### WHAT IS NEEDED:
Because the material must be preserved as it stands, copy every line exactly.
====== SUPPLIED MATERIAL ======
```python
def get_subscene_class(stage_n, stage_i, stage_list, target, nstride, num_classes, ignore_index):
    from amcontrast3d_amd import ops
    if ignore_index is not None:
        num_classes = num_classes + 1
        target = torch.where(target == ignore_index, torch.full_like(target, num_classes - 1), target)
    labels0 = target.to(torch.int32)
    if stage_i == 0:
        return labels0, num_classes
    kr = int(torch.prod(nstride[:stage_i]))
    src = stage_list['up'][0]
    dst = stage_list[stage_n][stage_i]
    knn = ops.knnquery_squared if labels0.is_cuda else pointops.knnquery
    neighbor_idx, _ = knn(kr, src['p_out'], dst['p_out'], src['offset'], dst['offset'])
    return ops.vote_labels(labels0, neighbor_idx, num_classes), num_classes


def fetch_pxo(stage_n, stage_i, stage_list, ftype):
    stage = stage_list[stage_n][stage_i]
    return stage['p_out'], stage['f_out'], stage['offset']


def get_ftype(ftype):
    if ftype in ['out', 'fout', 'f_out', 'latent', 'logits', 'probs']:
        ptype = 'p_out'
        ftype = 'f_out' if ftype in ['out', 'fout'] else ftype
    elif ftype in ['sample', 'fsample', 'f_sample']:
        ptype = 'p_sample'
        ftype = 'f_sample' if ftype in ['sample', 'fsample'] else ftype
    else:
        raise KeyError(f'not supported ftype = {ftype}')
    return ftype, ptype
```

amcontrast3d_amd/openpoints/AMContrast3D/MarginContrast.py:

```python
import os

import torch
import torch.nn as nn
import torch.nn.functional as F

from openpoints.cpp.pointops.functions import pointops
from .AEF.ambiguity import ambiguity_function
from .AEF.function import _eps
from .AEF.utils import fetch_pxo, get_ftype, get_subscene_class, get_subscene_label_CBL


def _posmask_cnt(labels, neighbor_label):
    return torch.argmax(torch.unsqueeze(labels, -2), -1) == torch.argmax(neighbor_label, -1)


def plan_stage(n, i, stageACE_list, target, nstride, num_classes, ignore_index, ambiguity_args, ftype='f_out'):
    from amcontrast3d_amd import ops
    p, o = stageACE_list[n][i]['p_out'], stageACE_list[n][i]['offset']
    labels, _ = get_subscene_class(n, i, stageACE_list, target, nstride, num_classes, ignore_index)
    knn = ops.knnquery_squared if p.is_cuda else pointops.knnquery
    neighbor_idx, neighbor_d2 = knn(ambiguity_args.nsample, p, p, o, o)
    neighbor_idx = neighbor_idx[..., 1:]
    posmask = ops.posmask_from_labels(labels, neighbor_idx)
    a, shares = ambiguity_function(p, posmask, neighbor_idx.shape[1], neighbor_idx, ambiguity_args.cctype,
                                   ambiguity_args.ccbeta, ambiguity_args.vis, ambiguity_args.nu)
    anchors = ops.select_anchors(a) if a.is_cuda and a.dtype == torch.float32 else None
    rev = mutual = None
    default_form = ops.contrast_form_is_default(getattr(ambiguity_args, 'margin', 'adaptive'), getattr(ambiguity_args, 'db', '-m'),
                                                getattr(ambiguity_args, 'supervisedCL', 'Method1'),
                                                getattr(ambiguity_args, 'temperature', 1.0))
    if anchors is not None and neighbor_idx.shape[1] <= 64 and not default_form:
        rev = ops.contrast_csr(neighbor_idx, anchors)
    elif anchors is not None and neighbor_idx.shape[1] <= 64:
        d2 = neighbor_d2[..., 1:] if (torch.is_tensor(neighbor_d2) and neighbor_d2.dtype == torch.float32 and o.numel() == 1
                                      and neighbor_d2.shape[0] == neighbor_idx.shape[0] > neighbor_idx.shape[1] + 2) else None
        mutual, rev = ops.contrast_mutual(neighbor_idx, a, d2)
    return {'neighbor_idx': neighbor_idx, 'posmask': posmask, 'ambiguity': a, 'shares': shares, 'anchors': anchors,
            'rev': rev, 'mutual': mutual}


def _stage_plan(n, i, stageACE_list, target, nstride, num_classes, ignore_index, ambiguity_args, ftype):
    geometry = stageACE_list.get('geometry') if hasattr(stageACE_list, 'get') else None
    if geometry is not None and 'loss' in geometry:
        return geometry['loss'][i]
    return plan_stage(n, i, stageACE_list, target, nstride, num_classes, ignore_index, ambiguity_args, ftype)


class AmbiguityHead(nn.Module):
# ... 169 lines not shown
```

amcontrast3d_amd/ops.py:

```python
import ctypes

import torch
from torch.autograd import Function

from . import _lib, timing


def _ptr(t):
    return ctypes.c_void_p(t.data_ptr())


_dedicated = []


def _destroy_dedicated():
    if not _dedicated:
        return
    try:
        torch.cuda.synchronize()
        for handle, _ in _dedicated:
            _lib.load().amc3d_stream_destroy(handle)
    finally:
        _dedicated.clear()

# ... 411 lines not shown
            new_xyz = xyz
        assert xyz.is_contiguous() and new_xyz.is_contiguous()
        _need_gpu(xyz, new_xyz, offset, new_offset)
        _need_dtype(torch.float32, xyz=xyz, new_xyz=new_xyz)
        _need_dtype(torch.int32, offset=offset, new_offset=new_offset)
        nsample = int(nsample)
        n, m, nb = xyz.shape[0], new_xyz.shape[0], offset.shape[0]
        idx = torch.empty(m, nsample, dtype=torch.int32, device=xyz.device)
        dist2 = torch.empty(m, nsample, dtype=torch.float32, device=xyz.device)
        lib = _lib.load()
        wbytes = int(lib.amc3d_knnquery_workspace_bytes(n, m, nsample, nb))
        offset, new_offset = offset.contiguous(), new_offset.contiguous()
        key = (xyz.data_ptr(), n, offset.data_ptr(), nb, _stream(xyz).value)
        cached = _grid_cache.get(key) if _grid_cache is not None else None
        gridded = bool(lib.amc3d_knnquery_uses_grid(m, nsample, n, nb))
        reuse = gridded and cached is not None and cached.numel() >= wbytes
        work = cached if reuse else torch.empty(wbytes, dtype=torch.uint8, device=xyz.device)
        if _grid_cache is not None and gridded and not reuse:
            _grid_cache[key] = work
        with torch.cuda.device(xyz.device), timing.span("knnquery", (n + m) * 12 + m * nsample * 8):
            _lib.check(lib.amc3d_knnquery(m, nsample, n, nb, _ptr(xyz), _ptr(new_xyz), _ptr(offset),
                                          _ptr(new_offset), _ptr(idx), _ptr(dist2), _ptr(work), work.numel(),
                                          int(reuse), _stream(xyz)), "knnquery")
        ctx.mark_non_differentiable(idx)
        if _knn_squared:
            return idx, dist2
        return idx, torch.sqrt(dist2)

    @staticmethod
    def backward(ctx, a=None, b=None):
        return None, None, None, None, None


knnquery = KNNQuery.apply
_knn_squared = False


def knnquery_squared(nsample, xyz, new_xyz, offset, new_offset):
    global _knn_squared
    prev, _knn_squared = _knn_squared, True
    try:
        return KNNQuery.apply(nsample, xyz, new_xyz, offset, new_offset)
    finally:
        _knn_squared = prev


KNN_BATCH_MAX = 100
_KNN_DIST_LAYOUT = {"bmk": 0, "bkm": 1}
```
======
### OUTPUT BELOW:
```python
def get_subscene_class(stage_n, stage_i, stage_list, target, nstride, num_classes, ignore_index):
    from amcontrast3d_amd import ops
    if ignore_index is not None:
        num_classes = num_classes + 1
        target = torch.where(target == ignore_index, torch.full_like(target, num_classes - 1), target)
    labels0 = target.to(torch.int32)
    if stage_i == 0:
        return labels0, num_classes
    kr = int(torch.prod(nstride[:stage_i]))
    src = stage_list['up'][0]
    dst = stage_list[stage_n][stage_i]
    knn = ops.knnquery_squared if labels0.is_cuda else pointops.knnquery
    neighbor_idx, _ = knn(kr, src['p_out'], dst['p_out'], src['offset'], dst['offset'])
    return ops.vote_labels(labels0, neighbor_idx, num_classes), num_classes


def fetch_pxo(stage_n, stage_i, stage_list, ftype):
    stage = stage_list[stage_n][stage_i]
    return stage['p_out'], stage['f_out'], stage['offset']


def get_ftype(ftype):
    if ftype in ['out', 'fout', 'f_out', 'latent', 'logits', 'probs']:
        ptype = 'p_out'
        ftype = 'f_out' if ftype in ['out', 'fout'] else ftype
    elif ftype in ['sample', 'fsample', 'f_sample']:
        ptype = 'p_sample'
        ftype = 'f_sample' if ftype in ['sample', 'fsample'] else ftype
    else:
        raise KeyError(f'not supported ftype = {ftype}')
    return ftype, ptype
```

amcontrast3d_amd/openpoints/AMContrast3D/MarginContrast.py:

```python
import os

import torch
import torch.nn as nn
import torch.nn.functional as F

from openpoints.cpp.pointops.functions import pointops
from .AEF.ambiguity import ambiguity_function
from .AEF.function import _eps
from .AEF.utils import fetch_pxo, get_ftype, get_subscene_class, get_subscene_label_CBL


def _posmask_cnt(labels, neighbor_label):
    return torch.argmax(torch.unsqueeze(labels, -2), -1) == torch.argmax(neighbor_label, -1)


def plan_stage(n, i, stageACE_list, target, nstride, num_classes, ignore_index, ambiguity_args, ftype='f_out'):
    from amcontrast3d_amd import ops
    p, o = stageACE_list[n][i]['p_out'], stageACE_list[n][i]['offset']
    labels, _ = get_subscene_class(n, i, stageACE_list, target, nstride, num_classes, ignore_index)
    knn = ops.knnquery_squared if p.is_cuda else pointops.knnquery
    neighbor_idx, neighbor_d2 = knn(ambiguity_args.nsample, p, p, o, o)
    neighbor_idx = neighbor_idx[..., 1:]
    posmask = ops.posmask_from_labels(labels, neighbor_idx)
    a, shares = ambiguity_function(p, posmask, neighbor_idx.shape[1], neighbor_idx, ambiguity_args.cctype,
                                   ambiguity_args.ccbeta, ambiguity_args.vis, ambiguity_args.nu)
    anchors = ops.select_anchors(a) if a.is_cuda and a.dtype == torch.float32 else None
    rev = mutual = None
    default_form = ops.contrast_form_is_default(getattr(ambiguity_args, 'margin', 'adaptive'), getattr(ambiguity_args, 'db', '-m'),
                                                getattr(ambiguity_args, 'supervisedCL', 'Method1'),
                                                getattr(ambiguity_args, 'temperature', 1.0))
    if anchors is not None and neighbor_idx.shape[1] <= 64 and not default_form:
        rev = ops.contrast_csr(neighbor_idx, anchors)
    elif anchors is not None and neighbor_idx.shape[1] <= 64:
        d2 = neighbor_d2[..., 1:] if (torch.is_tensor(neighbor_d2) and neighbor_d2.dtype == torch.float32 and o.numel() == 1
                                      and neighbor_d2.shape[0] == neighbor_idx.shape[0] > neighbor_idx.shape[1] + 2) else None
        mutual, rev = ops.contrast_mutual(neighbor_idx, a, d2)
    return {'neighbor_idx': neighbor_idx, 'posmask': posmask, 'ambiguity': a, 'shares': shares, 'anchors': anchors,
            'rev': rev, 'mutual': mutual}


def _stage_plan(n, i, stageACE_list, target, nstride, num_classes, ignore_index, ambiguity_args, ftype):
    geometry = stageACE_list.get('geometry') if hasattr(stageACE_list, 'get') else None
    if geometry is not None and 'loss' in geometry:
        return geometry['loss'][i]
    return plan_stage(n, i, stageACE_list, target, nstride, num_classes, ignore_index, ambiguity_args, ftype)


class AmbiguityHead(nn.Module):
# ... 169 lines not shown
```

amcontrast3d_amd/ops.py:

```python
import ctypes

import torch
from torch.autograd import Function

from . import _lib, timing


def _ptr(t):
    return ctypes.c_void_p(t.data_ptr())


_dedicated = []


def _destroy_dedicated():
    if not _dedicated:
        return
    try:
        torch.cuda.synchronize()
        for handle, _ in _dedicated:
            _lib.load().amc3d_stream_destroy(handle)
    finally:
        _dedicated.clear()

# ... 411 lines not shown
            new_xyz = xyz
        assert xyz.is_contiguous() and new_xyz.is_contiguous()
        _need_gpu(xyz, new_xyz, offset, new_offset)
        _need_dtype(torch.float32, xyz=xyz, new_xyz=new_xyz)
        _need_dtype(torch.int32, offset=offset, new_offset=new_offset)
        nsample = int(nsample)
        n, m, nb = xyz.shape[0], new_xyz.shape[0], offset.shape[0]
        idx = torch.empty(m, nsample, dtype=torch.int32, device=xyz.device)
        dist2 = torch.empty(m, nsample, dtype=torch.float32, device=xyz.device)
        lib = _lib.load()
        wbytes = int(lib.amc3d_knnquery_workspace_bytes(n, m, nsample, nb))
        offset, new_offset = offset.contiguous(), new_offset.contiguous()
        key = (xyz.data_ptr(), n, offset.data_ptr(), nb, _stream(xyz).value)
        cached = _grid_cache.get(key) if _grid_cache is not None else None
        gridded = bool(lib.amc3d_knnquery_uses_grid(m, nsample, n, nb))
        reuse = gridded and cached is not None and cached.numel() >= wbytes
        work = cached if reuse else torch.empty(wbytes, dtype=torch.uint8, device=xyz.device)
        if _grid_cache is not None and gridded and not reuse:
            _grid_cache[key] = work
        with torch.cuda.device(xyz.device), timing.span("knnquery", (n + m) * 12 + m * nsample * 8):
            _lib.check(lib.amc3d_knnquery(m, nsample, n, nb, _ptr(xyz), _ptr(new_xyz), _ptr(offset),
                                          _ptr(new_offset), _ptr(idx), _ptr(dist2), _ptr(work), work.numel(),
                                          int(reuse), _stream(xyz)), "knnquery")
        ctx.mark_non_differentiable(idx)
        if _knn_squared:
            return idx, dist2
        return idx, torch.sqrt(dist2)

    @staticmethod
    def backward(ctx, a=None, b=None):
        return None, None, None, None, None


knnquery = KNNQuery.apply
_knn_squared = False


def knnquery_squared(nsample, xyz, new_xyz, offset, new_offset):
    global _knn_squared
    prev, _knn_squared = _knn_squared, True
    try:
        return KNNQuery.apply(nsample, xyz, new_xyz, offset, new_offset)
    finally:
        _knn_squared = prev


KNN_BATCH_MAX = 100
_KNN_DIST_LAYOUT = {"bmk": 0, "bkm": 1}
```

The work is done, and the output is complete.